§ The problem
Exactly reproduce the data from its first line through the line with "if (!pool && k_bn4_ok(C))", leaving out every line after it.

§ Given records
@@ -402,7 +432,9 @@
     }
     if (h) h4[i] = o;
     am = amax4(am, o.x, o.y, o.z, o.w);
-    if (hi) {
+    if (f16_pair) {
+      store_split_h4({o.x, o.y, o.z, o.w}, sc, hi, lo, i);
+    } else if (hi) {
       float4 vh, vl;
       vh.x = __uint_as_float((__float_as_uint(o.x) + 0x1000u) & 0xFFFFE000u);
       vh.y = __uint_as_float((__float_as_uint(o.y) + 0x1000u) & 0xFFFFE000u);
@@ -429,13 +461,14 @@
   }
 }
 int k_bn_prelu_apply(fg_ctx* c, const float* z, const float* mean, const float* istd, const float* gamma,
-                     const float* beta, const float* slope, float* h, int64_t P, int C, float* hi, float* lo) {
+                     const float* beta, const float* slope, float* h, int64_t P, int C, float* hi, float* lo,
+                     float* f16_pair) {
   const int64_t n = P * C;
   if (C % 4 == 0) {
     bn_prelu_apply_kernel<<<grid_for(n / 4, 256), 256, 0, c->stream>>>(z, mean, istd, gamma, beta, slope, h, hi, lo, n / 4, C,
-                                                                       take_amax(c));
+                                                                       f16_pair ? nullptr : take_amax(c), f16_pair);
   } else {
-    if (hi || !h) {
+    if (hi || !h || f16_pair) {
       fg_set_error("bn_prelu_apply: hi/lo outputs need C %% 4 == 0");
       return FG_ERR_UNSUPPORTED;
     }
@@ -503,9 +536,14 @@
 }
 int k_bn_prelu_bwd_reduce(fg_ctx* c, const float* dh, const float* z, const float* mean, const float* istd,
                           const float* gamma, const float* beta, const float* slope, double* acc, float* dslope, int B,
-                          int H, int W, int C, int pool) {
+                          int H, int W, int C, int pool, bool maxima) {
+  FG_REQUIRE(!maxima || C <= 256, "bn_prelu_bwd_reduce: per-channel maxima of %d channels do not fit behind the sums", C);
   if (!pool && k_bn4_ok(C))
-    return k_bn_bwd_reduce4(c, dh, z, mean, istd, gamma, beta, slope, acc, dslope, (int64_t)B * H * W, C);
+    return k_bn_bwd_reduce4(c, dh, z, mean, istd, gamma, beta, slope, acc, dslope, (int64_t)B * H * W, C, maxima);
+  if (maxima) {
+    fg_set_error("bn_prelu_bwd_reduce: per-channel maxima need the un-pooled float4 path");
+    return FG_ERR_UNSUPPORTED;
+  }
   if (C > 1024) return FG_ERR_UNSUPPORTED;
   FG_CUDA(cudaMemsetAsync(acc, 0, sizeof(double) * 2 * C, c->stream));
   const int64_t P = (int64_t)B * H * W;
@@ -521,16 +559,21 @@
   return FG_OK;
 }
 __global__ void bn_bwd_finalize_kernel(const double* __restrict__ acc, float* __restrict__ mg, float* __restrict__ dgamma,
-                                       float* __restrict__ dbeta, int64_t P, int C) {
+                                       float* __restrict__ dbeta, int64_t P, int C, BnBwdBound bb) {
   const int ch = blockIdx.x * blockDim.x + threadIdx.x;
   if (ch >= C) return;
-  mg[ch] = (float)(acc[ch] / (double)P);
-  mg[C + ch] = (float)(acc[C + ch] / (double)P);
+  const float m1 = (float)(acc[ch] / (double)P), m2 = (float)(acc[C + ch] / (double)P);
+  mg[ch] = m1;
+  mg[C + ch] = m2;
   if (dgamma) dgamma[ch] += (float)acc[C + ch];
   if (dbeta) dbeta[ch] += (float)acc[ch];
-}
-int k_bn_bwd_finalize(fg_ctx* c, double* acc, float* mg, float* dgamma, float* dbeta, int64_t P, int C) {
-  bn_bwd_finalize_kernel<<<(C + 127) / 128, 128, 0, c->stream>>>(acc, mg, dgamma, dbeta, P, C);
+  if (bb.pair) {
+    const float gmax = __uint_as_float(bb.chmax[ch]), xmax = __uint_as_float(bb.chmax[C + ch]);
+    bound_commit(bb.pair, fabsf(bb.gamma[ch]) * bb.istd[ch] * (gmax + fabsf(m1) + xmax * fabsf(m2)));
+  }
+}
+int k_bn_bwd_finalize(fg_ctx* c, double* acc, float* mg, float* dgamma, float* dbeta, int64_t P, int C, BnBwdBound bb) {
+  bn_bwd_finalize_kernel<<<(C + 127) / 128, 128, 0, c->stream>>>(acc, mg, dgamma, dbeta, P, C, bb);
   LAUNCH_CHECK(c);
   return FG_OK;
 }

§ Worked solution
@@ -402,7 +432,9 @@
     }
     if (h) h4[i] = o;
     am = amax4(am, o.x, o.y, o.z, o.w);
-    if (hi) {
+    if (f16_pair) {
+      store_split_h4({o.x, o.y, o.z, o.w}, sc, hi, lo, i);
+    } else if (hi) {
       float4 vh, vl;
       vh.x = __uint_as_float((__float_as_uint(o.x) + 0x1000u) & 0xFFFFE000u);
       vh.y = __uint_as_float((__float_as_uint(o.y) + 0x1000u) & 0xFFFFE000u);
@@ -429,13 +461,14 @@
   }
 }
 int k_bn_prelu_apply(fg_ctx* c, const float* z, const float* mean, const float* istd, const float* gamma,
-                     const float* beta, const float* slope, float* h, int64_t P, int C, float* hi, float* lo) {
+                     const float* beta, const float* slope, float* h, int64_t P, int C, float* hi, float* lo,
+                     float* f16_pair) {
   const int64_t n = P * C;
   if (C % 4 == 0) {
     bn_prelu_apply_kernel<<<grid_for(n / 4, 256), 256, 0, c->stream>>>(z, mean, istd, gamma, beta, slope, h, hi, lo, n / 4, C,
-                                                                       take_amax(c));
+                                                                       f16_pair ? nullptr : take_amax(c), f16_pair);
   } else {
-    if (hi || !h) {
+    if (hi || !h || f16_pair) {
       fg_set_error("bn_prelu_apply: hi/lo outputs need C %% 4 == 0");
       return FG_ERR_UNSUPPORTED;
     }
@@ -503,9 +536,14 @@
 }
 int k_bn_prelu_bwd_reduce(fg_ctx* c, const float* dh, const float* z, const float* mean, const float* istd,
                           const float* gamma, const float* beta, const float* slope, double* acc, float* dslope, int B,
-                          int H, int W, int C, int pool) {
+                          int H, int W, int C, int pool, bool maxima) {
+  FG_REQUIRE(!maxima || C <= 256, "bn_prelu_bwd_reduce: per-channel maxima of %d channels do not fit behind the sums", C);
   if (!pool && k_bn4_ok(C))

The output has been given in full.